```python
SIGNATURES = {
    "mfvit_abi_version": (I, []),
    "mfvit_build_info": (c_char_p, []),
    "mfvit_vit_param_count": (c_size_t, [POINTER(VitCfg)]),
    "mfvit_vit_param_layout": (I, [POINTER(VitCfg), POINTER(c_int64)]),
    "mfvit_vit_shadow_bytes": (c_size_t, [POINTER(VitCfg)]),
    "mfvit_vit_prepare_shadow": (I, [POINTER(VitCfg), P, P, P]),
    "mfvit_vit_workspace_bytes": (c_size_t, [POINTER(VitCfg)]),
    "mfvit_vit_forward": (I, [POINTER(VitCfg), P, P, P, P, P, P]),
    "mfvit_vit_backward": (I, [POINTER(VitCfg), P, P, P, P, P, I, I, P]),
    "mfvit_vit_workspace_bytes_drop": (c_size_t, [POINTER(VitCfg), POINTER(VitDrop)]),
    "mfvit_vit_forward_drop": (I, [POINTER(VitCfg), POINTER(VitDrop), P, P, P, P, P, P]),
    "mfvit_vit_backward_drop": (I, [POINTER(VitCfg), POINTER(VitDrop), P, P, P, P, P, I, I, P]),
    "mfvit_vit_workspace_bytes_ex": (c_size_t, [POINTER(VitCfg), POINTER(VitDrop), I]),
    "mfvit_vit_backward_ex": (I, [POINTER(VitCfg), POINTER(VitDrop), P, P, P, P, P, P, I, I, P]),
    "mfvit_vit_attn_scratch_bytes": (c_size_t, [POINTER(VitCfg), POINTER(VitAttnReq)]),
    "mfvit_vit_forward_attn": (I, [POINTER(VitCfg), POINTER(VitAttnReq), P, P, P, P, P, P]),
    "mfvit_vit_rel_scratch_bytes": (c_size_t, [POINTER(VitCfg), POINTER(VitRelReq)]),
    "mfvit_vit_backward_rel": (I, [POINTER(VitCfg), POINTER(VitRelReq), P, P, P, P, P]),
    "mfvit_gpt_forward": (I, [POINTER(VitCfg), P, P, P, P, P, P]),
    "mfvit_gpt_backward": (I, [POINTER(VitCfg), P, P, P, P, P, P, P]),
    "mfvit_linear_fwd": (I, [I, I, P, L, P, L, P, P, L, P, L, I, I, I, P]),
    "mfvit_linear_dgrad_act": (I, [I, P, L, P, L, P, L, P, L, I, I, I, P]),
    "mfvit_linear_wgrad": (I, [I, P, L, P, L, P, L, I, I, I, P]),
    "mfvit_linear_wgrad_ws": (I, [I, P, L, P, L, P, L, I, I, I, P, P]),
    "mfvit_linear_wgrad_pair": (I, [I, P, L, P, L, P, L, P, I, P, L, P, L, P, L, I, I, I, P]),
    "mfvit_linear_res_ln_fwd": (I, [I, P, L, P, L, P, P, L, P, P, I, P, P, F, P, P, I, I, P]),
    "mfvit_linear_dgrad_ln_bwd": (I, [I, P, L, P, L, P, P, P, P, P, P, P, P, P, P, I, I, P]),
    "mfvit_linear_res_ln_fwd_ws": (I, [I, P, L, P, L, P, P, L, P, P, I, P, P, F, P, P, I, I, P, P]),
    "mfvit_linear_dgrad_ln_bwd_ws": (I, [I, P, L, P, L, P, P, P, P, P, P, P, P, P, P, I, I, P, P]),
    "mfvit_attention_fwd": (I, [I, P, P, P, I, I, I, I, P]),
    "mfvit_attention_bwd": (I, [I, P, P, P, P, P, P, I, I, I, I, P]),
    "mfvit_attention_qkv_dtype": (I, [I, I, I]),
    "mfvit_attention_drop_fwd": (I, [I, P, P, P, I, I, I, I, F, c_uint64, c_uint32, P]),
    "mfvit_attention_drop_bwd": (I, [I, P, P, P, P, P, I, I, I, I, F, c_uint64, c_uint32, P]),
    "mfvit_dropout_mask": (I, [F, c_uint64, c_uint32, L, P, P]),
    "mfvit_layernorm_fwd": (I, [I, P, P, I, P, P, F, P, P, I, I, P]),
    "mfvit_layernorm_bwd": (I, [I, P, P, P, P, P, P, P, P, P, P, P, I, I, P]),
    "mfvit_cast_transpose": (I, [I, P, P, P, I, I, P]),
    "mfvit_head_fwd": (I, [P, L, P, P, P, L, I, I, I, I, P]),
    "mfvit_head_bwd": (I, [P, L, P, L, P, P, L, I, P, P, I, I, I, P]),
    "mfvit_cross_entropy": (I, [P, P, P, P, P, I, I, P]),
    "mfvit_cross_entropy_soft": (I, [P, P, P, P, F, P, P, P, I, I, P]),
    "mfvit_batch_mix": (I, [P, P, P, P, P, P, I, I, I, I, P]),
    "mfvit_fusion_param_count": (c_size_t, [POINTER(FusionCfg)]),
    "mfvit_fusion_workspace_bytes": (c_size_t, [POINTER(FusionCfg)]),
    "mfvit_fusion_forward": (I, [POINTER(FusionCfg), P, P, P, P, P, P, P, P, P, P, P, P]),
    "mfvit_fusion_ex_param_count": (c_size_t, [POINTER(FusionCfg), I, I]),
    "mfvit_fusion_ex_workspace_bytes": (c_size_t, [POINTER(FusionCfg), I, I]),
    "mfvit_fusion_ex_forward": (I, [POINTER(FusionCfg), I, I, P, P, P, P, P, P, P, P, P, P, P, P]),
    "mfvit_fusion_ex_backward": (I, [POINTER(FusionCfg), I, I, P, P, P, P, P, P, P, P, P, P, P, P, P, P, P, P, P]),
    "mfvit_bn_stats": (I, [I, P, I, I, P, P, P]),
    "mfvit_bn_combine": (I, [P, P, P, I, I, F, F, P, P, P, P, P]),
    "mfvit_bn_apply": (I, [I, P, P, P, P, P, I, P, I, I, P]),
    "mfvit_bn_bwd_sums": (I, [I, P, P, P, P, P, I, I, I, P, P, P]),
    "mfvit_bn_bwd_apply": (I, [I, P, P, P, P, P, P, I, P, P, F, P, I, I, P]),
    "mfvit_l2norm_fwd": (I, [P, P, P, I, I, F, P]),
    "mfvit_l2norm_bwd": (I, [P, P, P, P, I, I, P]),
    "mfvit_rowdot": (I, [P, P, P, L, F, I, I, P]),
# ... 104 lines not shown
```
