template <int T, int NW, int R, bool GEN, bool PAIR>
__global__ __launch_bounds__(64 * NW) void k_fwd_tw(FwdTBArgs a)
{
    __shared__ f32x2 xch[2][NW][4][64];
    __shared__ f32x2 As[NW][R][64];
    TW_REGION_INIT()
    const int jg = s - g.s_off, s_first = g.s_off + jg * a.spw, nsh = min(a.spw, a.ns_sh - jg * a.spw);
    (void)bs; (void)so;
    f32x2 C1[R], C2v[R];
    unsigned smask = 0;
    int rrow = -1;
    {
        const float *AL = a.coeffs + (size_t)b * g.slice;
        const __amdgpu_buffer_rsrc_t RA = rsrc_of(AL, sbytes), R1 = rsrc_of(AL + g.cstride, sbytes),
                                     R2 = rsrc_of(AL + 2 * g.cstride, sbytes);
#pragma unroll
        for (int r = 0; r < R; ++r) {
            const int gz = wrapn(uz0 + r, g.Hp);
            if constexpr (GEN) {
                const Coef c0 = gen_coef(a.cg, b, gz, gx0), c1 = gen_coef(a.cg, b, gz, gx1);
                As[w][r][lane] = f32x2{c0.al, c1.al}; C1[r] = f32x2{c0.t1, c1.t1}; C2v[r] = f32x2{c0.t2, c1.t2};
            } else {
                As[w][r][lane] = ld2<PAIR>(RA, v0, v1, rofs[r] * 4);
                C1[r] = ld2<PAIR>(R1, v0, v1, rofs[r] * 4);
                C2v[r] = ld2<PAIR>(R2, v0, v1, rofs[r] * 4);
            }
            if (gz == g.isz) smask |= 1u << r;
            if (gz == g.igz) rrow = r;
        }
    }
    int rs0 = 0, re0 = 0, rs1 = 0, re1 = 0;
    if (rrow >= 0) { rs0 = g.rcv_start[gx0]; re0 = g.rcv_start[gx0 + 1]; rs1 = g.rcv_start[gx1]; re1 = g.rcv_start[gx1 + 1]; }
    const int rc0 = xin0 && rs0 < re0 ? g.rcv_list[rs0] : -1, rc1 = xin1 && rs1 < re1 ? g.rcv_list[rs1] : -1;
    const bool rmulti = __any(re0 - rs0 > 1 || re1 - rs1 > 1);
    const f32x2 kC2 = {C2, C2}, kC3 = {C3, C3};
    auto kargs = [&]() {
        const __attribute__((address_space(4))) FwdTBArgs *k_ =
            (const __attribute__((address_space(4))) FwdTBArgs *)__builtin_amdgcn_kernarg_segment_ptr();
        asm volatile("" : "+s"(k_));
        return k_;
    };
    f32x2 P0[R], P1[R];
    auto load_shot = [&](int ss_) {
        const auto *k_ = kargs();
        const size_t so_ = (size_t)(b * k_->g.ns + ss_) * k_->g.slice;
        const __amdgpu_buffer_rsrc_t RPv = rsrc_of(k_->in_prev + so_, sbytes), RCu = rsrc_of(k_->in_cur + so_, sbytes);
#pragma unroll
        for (int r = 0; r < R; ++r) {
            P0[r] = ld2<PAIR>(RPv, v0, v1, rofs[r] * 4);
            P1[r] = ld2<PAIR>(RCu, v0, v1, rofs[r] * 4);
        }
    };
    load_shot(s_first);
    for (int sh = 0; sh < nsh; ++sh) {
    const auto *ka = kargs();
    const int ss = s_first + sh, bss = b * ka->g.ns + ss;
    const size_t soo = (size_t)bss * ka->g.slice;
    if ((T & 1) && sh) __syncthreads();
    const int isx = ka->g.isx[ss];
    const bool sc0 = gx0 == isx, sc1 = gx1 == isx;
    const float bsrc = smask ? ka->coeffs[4 * ka->g.cstride + (size_t)b * ka->g.slice + (size_t)ka->g.isz * ka->g.ld + isx] : 0.0f;
#pragma unroll
    for (int t = 0; t < T; ++t) {
        f32x2 *cur = (t & 1) ? P0 : P1;
        f32x2 *prv = (t & 1) ? P1 : P0;
        tw_put<NW, R>(xch, t & 1, w, lane, cur);
        __syncthreads();
        const Halo2 h2 = tw_get<NW>(xch, t & 1, w, lane);
#pragma unroll
        for (int r = 0; r < R; ++r) {
            TW_VERT(cur, r, h2, zm2, zm1, zp1, zp2)
            const f32x2 c = cur[r];
            const HTaps x = htaps(c);
            f32x2 s1 = zm1 + zp1; s1 = s1 + x.l1; s1 = s1 + x.r1;
            f32x2 s2 = zm2 + zp2; s2 = s2 + x.l2; s2 = s2 + x.r2;
            f32x2 lap = kC2 * s1; const f32x2 l2 = kC3 * s2; lap = lap + l2;
            f32x2 a1 = C1[r] * c; const f32x2 a2 = C2v[r] * prv[r]; a1 = a1 - a2;
            const f32x2 a3 = As[w][r][lane] * lap;
            prv[r] = a1 + a3;
        }
        if (smask) {
            const float add = bsrc * ka->w[t];
            const f32x2 av = {sc0 ? add : -0.0f, sc1 ? add : -0.0f};
#pragma unroll
            for (int r = 0; r < R; ++r)
                if (smask & (1u << r)) prv[r] = prv[r] + av;
        }
        const int n = ka->n0 + t;
        if (ka->hist) {
            const __amdgpu_buffer_rsrc_t HS = rsrc_of(ka->hist + (size_t)(n + 2 - ka->hbase) * ka->g.level + soo, sbytes);
#pragma unroll
            for (int r = 0; r < R; ++r)
                if (rin & (1u << r)) st2<PAIR, CP_NT>(prv[r], HS, vi0, vi1, rofs[r] * 4);
        }
        if (ka->seis && rrow >= 0 && (rin & (1u << rrow)) && (n % ka->g.st) == 0) {
            f32x2 val = prv[0];
#pragma unroll
            for (int r = 1; r < R; ++r) if (r == rrow) val = prv[r];
            float *SK = ka->seis + ((size_t)bss * ka->g.nrec + n / ka->g.st) * ka->g.ng;
            if (rc0 >= 0) SK[rc0] = val.x;
            if (rc1 >= 0) SK[rc1] = val.y;
            if (rmulti) {
                if (xin0) for (int j = rs0 + 1; j < re0; ++j) SK[ka->g.rcv_list[j]] = val.x;
                if (xin1) for (int j = rs1 + 1; j < re1; ++j) SK[ka->g.rcv_list[j]] = val.y;
            }
        }
    }
    if (ka->out_cur) {
        constexpr bool odd = (T & 1) != 0;
        const __amdgpu_buffer_rsrc_t OC = rsrc_of(ka->out_cur + soo, sbytes), OP = rsrc_of(ka->out_prev + soo, sbytes);
#pragma unroll
        for (int r = 0; r < R; ++r)
            if (rin & (1u << r)) {
                st2<PAIR>(odd ? P0[r] : P1[r], OC, vi0, vi1, rofs[r] * 4);
                st2<PAIR>(odd ? P1[r] : P0[r], OP, vi0, vi1, rofs[r] * 4);
            }
    }
    if (sh + 1 < nsh) load_shot(ss + 1);
    }
}

template <int T, int NW, int R, bool PAIR, bool EXACT>
__global__ __launch_bounds__(64 * NW) void k_adj_tw(AdjTBArgs a)
{
    __shared__ f32x2 xq[2][NW][4][64];
    __shared__ f32x2 xp[2][NW][4][64];
    __shared__ f32x2 As[NW][R][64];
    TW_REGION_INIT()
    const int jg = s - g.s_off, s_first = g.s_off + jg * a.spw, nsh = min(a.spw, a.ns_sh - jg * a.spw);
    (void)bs; (void)so;
    f32x2 KP[R];
    unsigned pmask = 0, smask = 0, rmask = 0;
    const f32x2 kC2 = {C2, C2}, kC3 = {C3, C3}, kC1X2 = {C1X2, C1X2}, k2 = {2.0f, 2.0f}, k1 = {1.0f, 1.0f};
    const bool plane = lane >= H / 2 - 1 && lane < 64 - H / 2 + 1;
    const int pv0 = plane ? v0 : OOB, pv1 = plane ? v1 : OOB;
    {
        int gz[R];
#pragma unroll
        for (int r = 0; r < R; ++r) {
            gz[r] = wrapn(uz0 + r, g.Hp);
            const int rr = w * R + r;
            if (rr >= H - 2 && rr < RH - H + 2) pmask |= 1u << r;
            if (gz[r] == g.isz) smask |= 1u << r;
            if (gz[r] == g.igz) rmask |= 1u << r;
        }
        Coef c0[R], c1[R];
#pragma unroll
        for (int r = 0; r < R; ++r) { c0[r] = gen_coef(a.cg, b, gz[r], gx0); c1[r] = gen_coef(a.cg, b, gz[r], gx1); }
#pragma unroll
        for (int r = 0; r < R; ++r) { As[w][r][lane] = f32x2{c0[r].al, c1[r].al}; KP[r] = f32x2{c0[r].kp, c1[r].kp}; }
    }
    const int rcv0 = rmask ? g.rlane[gx0] : -1, rcv1 = rmask ? g.rlane[gx1] : -1;
    f32x2 L0[R], L1[R], GA[R], Pn[R];
    auto kargs = [&]() {
        const __attribute__((address_space(4))) AdjTBArgs *k_ =
            (const __attribute__((address_space(4))) AdjTBArgs *)__builtin_amdgcn_kernarg_segment_ptr();
        asm volatile("" : "+s"(k_));
        return k_;
    };
    auto load_shot = [&](int ss_) {
        const auto *k_ = kargs();
        const size_t so_ = (size_t)(b * k_->g.ns + ss_) * k_->g.slice;
        const __amdgpu_buffer_rsrc_t RL1 = rsrc_of(k_->in_l1 + so_, sbytes), RL2 = rsrc_of(k_->in_l2 + so_, sbytes);
        const __amdgpu_buffer_rsrc_t RG = rsrc_of(k_->gA + so_, sbytes);
        const __amdgpu_buffer_rsrc_t HR = rsrc_of(k_->hist + (size_t)(k_->k0 - k_->hbase) * k_->g.level + so_, sbytes);
#pragma unroll
        for (int r = 0; r < R; ++r) L1[r] = ld2<PAIR>(RL1, v0, v1, rofs[r] * 4);
#pragma unroll
        for (int r = 0; r < R; ++r) L0[r] = ld2<PAIR>(RL2, v0, v1, rofs[r] * 4);
#pragma unroll
        for (int r = 0; r < R; ++r) Pn[r] = (pmask & (1u << r)) ? ld2<PAIR>(HR, pv0, pv1, rofs[r] * 4) : f32x2{0.0f, 0.0f};
#pragma unroll
        for (int r = 0; r < R; ++r) GA[r] = (rin & (1u << r)) ? ld2<PAIR>(RG, vi0, vi1, rofs[r] * 4) : f32x2{0.0f, 0.0f};
    };
    load_shot(s_first);
    for (int sh = 0; sh < nsh; ++sh) {
    const auto *ka = kargs();
    const int ss = s_first + sh, bss = b * ka->g.ns + ss;
    const size_t soo = (size_t)bss * ka->g.slice;
    const int isx = ka->g.isx[ss];
    const bool sc0 = xin0 && gx0 == isx, sc1 = xin1 && gx1 == isx;
    const __amdgpu_buffer_rsrc_t DSR = rsrc_of(ka->dseis + (size_t)bss * ka->g.nrec * ka->g.dstride);
    const bool gbl = (smask & rin) && (sc0 || sc1);
    float gbacc = gbl ? ka->gbeta[bss] : 0.0f;
    double ksum = 0.0;
#pragma unroll
    for (int t = 0; t < T; ++t) {
        __builtin_amdgcn_sched_barrier(0);
        const int k = ka->k0 - t;
        f32x2 *cur = (t & 1) ? L0 : L1;
        f32x2 *prv = (t & 1) ? L1 : L0;
        f32x2 P[R];
#pragma unroll
        for (int r = 0; r < R; ++r) P[r] = Pn[r];
        if (t + 1 < T) {
            const __amdgpu_buffer_rsrc_t HR = rsrc_of(ka->hist + (size_t)(k - 1 - ka->hbase) * ka->g.level + soo, sbytes);
#pragma unroll
            for (int r = 0; r < R; ++r) if (pmask & (1u << r)) Pn[r] = ld2<PAIR>(HR, pv0, pv1, rofs[r] * 4);
        }
        const int ri = rmask ? rec_index(k - 1, ka->g.st) : -1;
        f32x2 dsv = {-0.0f, -0.0f};
        if (ri >= 0) {
            const int ro = ri * ka->g.dstride;
            const float d0 = bload(DSR, rcv0 >= 0 ? (ro + rcv0) * 4 : OOB, 0);
            const float d1 = bload(DSR, rcv1 >= 0 ? (ro + rcv1) * 4 : OOB, 0);
            dsv = f32x2{rcv0 >= 0 ? d0 : -0.0f, rcv1 >= 0 ? d1 : -0.0f};
        }
        f32x2 q[R];
#pragma unroll
        for (int r = 0; r < R; ++r) q[r] = As[w][r][lane] * cur[r];
        tw_put<NW, R>(xq, t & 1, w, lane, q);
        tw_put<NW, R>(xp, t & 1, w, lane, P);
        __syncthreads();
        const Halo2 hq = tw_get<NW>(xq, t & 1, w, lane);
        const Halo2 hp = tw_get<NW>(xp, t & 1, w, lane);
#pragma unroll
        for (int r = 0; r < R; ++r) {
            TW_VERT(q, r, hq, qm2, qm1, qp1, qp2)
            const HTaps x = htaps(q[r]);
            f32x2 n1 = qm1 + qp1; n1 = n1 + x.l1; n1 = n1 + x.r1;
            f32x2 n2 = qm2 + qp2; n2 = n2 + x.l2; n2 = n2 + x.r2;
            if constexpr (EXACT) {
                f32x2 nb = kC2 * n1; const f32x2 nb2 = kC3 * n2; nb = nb + nb2;
                f32x2 t1 = kC1X2 * As[w][r][lane]; t1 = t1 + k2; t1 = t1 - KP[r];
                const f32x2 t2 = k1 - KP[r];
                f32x2 l = t1 * cur[r]; const f32x2 l2 = t2 * prv[r]; l = l - l2; l = l + nb;
                prv[r] = l;
            } else {
                const f32x2 nb = fma2(kC3, n2, kC2 * n1);
                const f32x2 t1 = fma2(kC1X2, As[w][r][lane], k2) - KP[r], t2 = k1 - KP[r];
                prv[r] = fma2(t1, cur[r], fma2(-t2, prv[r], nb));
            }
        }
        if (ri >= 0) {
#pragma unroll
            for (int r = 0; r < R; ++r)
                if (rmask & (1u << r)) prv[r] = prv[r] + dsv;
        }
#pragma unroll
        for (int r = 0; r < R; ++r) {
            if (!(rin & (1u << r))) continue;
            TW_VERT(P, r, hp, pm2, pm1, pp1, pp2)
            const f32x2 pc = P[r];
            const HTaps x = htaps(pc);
            f32x2 s1 = pm1 + pp1; s1 = s1 + x.l1; s1 = s1 + x.r1;
            f32x2 s2 = pm2 + pp2; s2 = s2 + x.l2; s2 = s2 + x.r2;
            const f32x2 l = prv[r];
            const f32x2 dl = cur[r] - l;
            if constexpr (EXACT) {
                f32x2 lap = kC2 * s1; const f32x2 lq = kC3 * s2; lap = lap + lq;
                f32x2 d = kC1X2 * pc; d = d + lap;
                const f32x2 c = l * d;
                GA[r] = GA[r] + c;
                f32x2 kk = KP[r] * pc; kk = kk * dl;
                ksum += xin0 ? (double)kk.x : 0.0;
                ksum += xin1 ? (double)kk.y : 0.0;
            } else {
                const f32x2 d = fma2(kC1X2, pc, fma2(kC3, s2, kC2 * s1));
                GA[r] = fma2(l, d, GA[r]);
                const f32x2 kk = (KP[r] * pc) * dl;
                ksum += (double)(xin0 ? kk.x : 0.0f);
                ksum += (double)(xin1 ? kk.y : 0.0f);
            }
            if ((smask & (1u << r)) && (sc0 || sc1)) { const float gb = (sc0 ? l.x : l.y) * ka->w[t]; gbacc = gbacc + gb; }
        }
    }
    {
        constexpr bool odd = (T & 1) != 0;
        const __amdgpu_buffer_rsrc_t O1 = rsrc_of(ka->out_l1 + soo, sbytes), O2 = rsrc_of(ka->out_l2 + soo, sbytes);
        const __amdgpu_buffer_rsrc_t RG = rsrc_of(ka->gA + soo, sbytes);
#pragma unroll
        for (int r = 0; r < R; ++r)
            if (rin & (1u << r)) {
                st2<PAIR>(odd ? L0[r] : L1[r], O1, vi0, vi1, rofs[r] * 4);
                st2<PAIR>(odd ? L1[r] : L0[r], O2, vi0, vi1, rofs[r] * 4);
                st2<PAIR>(GA[r], RG, vi0, vi1, rofs[r] * 4);
            }
    }
    if (sh + 1 < nsh) load_shot(ss + 1);
    if (gbl) ka->gbeta[bss] = gbacc;
#pragma unroll
    for (int o = 32; o > 0; o >>= 1) ksum += __shfl_xor(ksum, o, 64);
    double *red = reinterpret_cast<double *>(&xq[0][0][0][0]);
    __syncthreads();
    if (lane == 0) red[w] = ksum;
    __syncthreads();
    if (threadIdx.x == 0) {
        double tot = red[0];
        for (int i = 1; i < NW; ++i) tot += red[i];
        unsafeAtomicAdd(&ka->gk_part[(size_t)bss * ka->nblk + ti.tile], tot);
    }
    }
}
#undef TW_VERT
#undef TW_REGION_INIT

• • • • • • •

Find and copy each line above holding "wrapn".

            const int gz = wrapn(uz0 + r, g.Hp);
            gz[r] = wrapn(uz0 + r, g.Hp);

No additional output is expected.